January’s hard, isn’t it?
The mornings all start the same. Knocking from River, followed by the inevitable:
“MUMMY.”
There’s no point setting an alarm. I lie there thinking it can’t possibly be morning, it’s pitch black, but of course it is. I check my phone. He’s right. Up I get.
Dragging Summer out of bed feels borderline cruel as I open the curtains and absolutely no light enters the room.
Kike hauls himself out of bed to inspect the weather. Cold, always. Wet? Possibly. You never quite know.
The after-school shuffle is back in full swing: science club, cooking, gymnastics: which day, which door, which pickup? Do we have umbrellas?
No. We never have umbrellas.
Tuesday afternoon was… fun. I had exactly five minutes to collect River from one side of the building and get to Summer on the other.
Side glances from the after-school club staff. What’s going on?
Oh no. He’s asleep.
Not today.
I’m handed a sweaty, heavy, sleeping boy, no shoes, no socks (standard) with now four minutes to leave. He did not want to wake up. He did not want shoes or socks. It started raining. There was a lot of screaming.
I did not make it on time.
And then comes the mum guilt, seeing your daughter sitting there, the last one waiting.
“Why are you late?”
River is still screaming, right in my ear, as I carry him home, sockless, coatless. I didn’t even attempt the jumper/coat we’ve recently managed to negotiate.
I am not in peak physical condition (not sure I ever have been) and carrying him was hard. But every time I put him down, the screaming intensified and he refused to move.
In the end, I called Kike. He rescued us with the pushchair.
Right now, I’m sitting outside Summer’s gymnastics waiting for the lesson to finish. Thursdays are always the longest. I’ll head home, swap with Kike so he can go to jiu-jitsu, it’ll be Scooby-Doo with River, TV with Summer and I won’t get any time to myself until well after 9pm which is also the time I want to be asleep.
Sleep. Repeat.
January is a marathon.

Some Good News (Held Gently)
And then, something rare. Some good news. Which feels important to acknowledge but also to hold carefully.
We had the meeting at school. The one that followed the misunderstood email.
River has been offered a place in the new unit at his school.
Now for the technical bit.
There are two types of provisions: (which I have been very confused by)
ARPs — for children who can access the mainstream curriculum for large parts of the day, with specialist support alongside it.
SRPs — for children who need higher levels of specialist support but can still access parts of the mainstream curriculum when appropriate.
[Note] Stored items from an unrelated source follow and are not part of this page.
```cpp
struct ColMap {
  int a, b, offb;
  __host__ __device__ int phys() const { return b ? offb + b : a; }
  __host__ __device__ bool valid(int c) const { return c < a || (b && c >= offb && c < offb + b); }
  __host__ __device__ int logical(int c) const { return c < a ? c : c - offb + a; }
};
inline ColMap colmap_plain(int n) { return {n, 0, n}; }
inline ColMap colmap_split(int a, int b) { return {a, b, (int)round_up(a, 8)}; }

struct PackSrc {
  const float* w;
  int A, B;
  int a0, a1, b0, b1;
  int n_off, k_off;
  int mode;
};
struct PackDesc {
  __bf16* dst;
  int T, kp, np;
  int nsrc;
  PackSrc s[2];
};
constexpr int kMaxPack = 16;
int launch_pack(const PackDesc* d, int n, hipStream_t s);
size_t pack_bytes(int T, int kp, int np);

enum RcEpi {
  RC_LIN = 0,
  RC_FWD = 1,
// ... 1 lines not shown
  RC_ENC1 = 3,
  RC_ENC0 = 4,
};
struct RcArgs {
  const void* x; int ldx; int K; int x_bf16;
  int R, npg, T;
  const __bf16* wpk; int kp, np;
  int N;
  ColMap cols;
  const float* bias; const float* gamma; const float* beta;
  const float* bias_b; const float* gamma_b; const float* beta_b;
  float* y; int ldy;
  void* out; int ldo; int out_bf16;
  float* colpart; int ncp;
  const float* p; int ldp;
  const float* xf; int ldxf; int f;
  const float* w0;
  const float* g2; const float* b2;
  int h;
  const void* zero;
  int dbg;
  int ktail; const float* wtail; int ldwt;
  int npb;
  const int* g_rowptr; const int* g_colidx; void* gout; int ldgo;
};
constexpr int kRcRows = 128;
constexpr size_t kRcLdsLimit = 136 * 1024;
int rc_blocks(int R);
size_t rc_lds_bytes(int T, int kp, int np);
int rc_cols_per_block(int T, int kp, int np);
int launch_rowconv(const RcArgs& a, int epi, hipStream_t s);

struct WgArgs {
  const void* x; int ldx; int K; int x_bf16;
  const void* dy; int lddy; int N; int dy_bf16;
  int R, npg, T;
  int rows_per_wg;
  int pairs_per_wg;
  float* slab;
  const void* zero;
  int dbg;
  int sK, sn4, wk0, wn0;
  unsigned* stamps;
  long long stamp_words;
};
struct WgGeom { int rows_per_wg, pairs_per_wg, gx, gy; };
WgGeom wgrad_geom(int R, int T, int K, int N, int chunks = 0);
inline int wgrad_n4(int N) { return (N + 3) & ~3; }
int launch_wgrad(const WgArgs& a, hipStream_t s);
constexpr int kMaxWgMulti = 32;
int launch_wgrad_multi(const WgArgs* a, int n, hipStream_t s);

struct HeadFastArgs {
  const void* u; int ldu; int u_bf16;
  const float* y; int ldy;
  const float* gamma; const float* beta;
  int cin;
  const float* w; const float* b; int cout;
  const float* target; int ldt;
  float count;
  float* yhat;
  __bf16* dy; int lddy;
  float* part;
  double* sse;
};
constexpr int kHeadFastRows = 256;
int heads_fast_blocks(int R);
bool heads_fast_supported(int cin, int cout);
int heads_fast_parts(int cin, int cout);
int launch_heads_fast(const HeadFastArgs* h, int n, int R, hipStream_t s);

struct Gcn0Args {
  const int* rowptr; const int* colidx; int R;
  const float* x; int ldx; int f;
  const float* w0; const float* g0; const float* b0; int h0;
  __bf16* h1; int ldh1;
  float* ax; __bf16* axb;
  int xcd_nbg;
  const int* row_order;
  PackDesc pack[kMaxPack]; int pack_blk[kMaxPack + 1]; int npack;
};
int xcd_nbg(int npg, int ngraphs);
int gcn0_blocks(int R);
int launch_gcn0(const Gcn0Args& a, hipStream_t s);
// ... 61 lines not shown
```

We were initially told River had been categorised in a way that suggested he would need to attend a specialist school. I felt my body tense, but I remembered to breathe and not jump ahead.
They continued.
Based on River’s progress, they felt he would be an excellent candidate for an SRP meaning specialist education within his current school community.
And that is exactly what I had hoped for.
River will be in a small unit of eight children, with a personalised programme. He’ll join mainstream classes when it’s right for him and step back into the unit when it’s too much.
It’s not a perfect solution. There will be hiccups. The unit isn’t even open yet. River will be one of the first children to attend. It will take time to find its rhythm.
But it is a plan.
And right now, that feels huge.
Gratitude, With Perspective
I feel grateful. Deeply. That we spotted things early. That we pushed for assessments. That we were offered support. That, nearly three years on, something resembling a pathway exists and River isn’t even five yet.
I also know this is not the reality for many families.
There are parents right now with no plan, no clarity, no provision and no timeline. I know how lucky we are for me to be able to write this paragraph at all.
So this isn’t a victory lap. It doesn’t cancel out the hard mornings, the screaming, the rain, the exhaustion, or the uncertainty that still sits quietly in the background.
But it does mean both my children will stay at the same school. And that means everything to us.
January is still relentless. The darkness, the weather, the logistics, they don’t magically disappear.
But sometimes, in the middle of the marathon, you get handed a map.
And for now, I’ll take that and focus on getting faster at putting socks on while running between doors.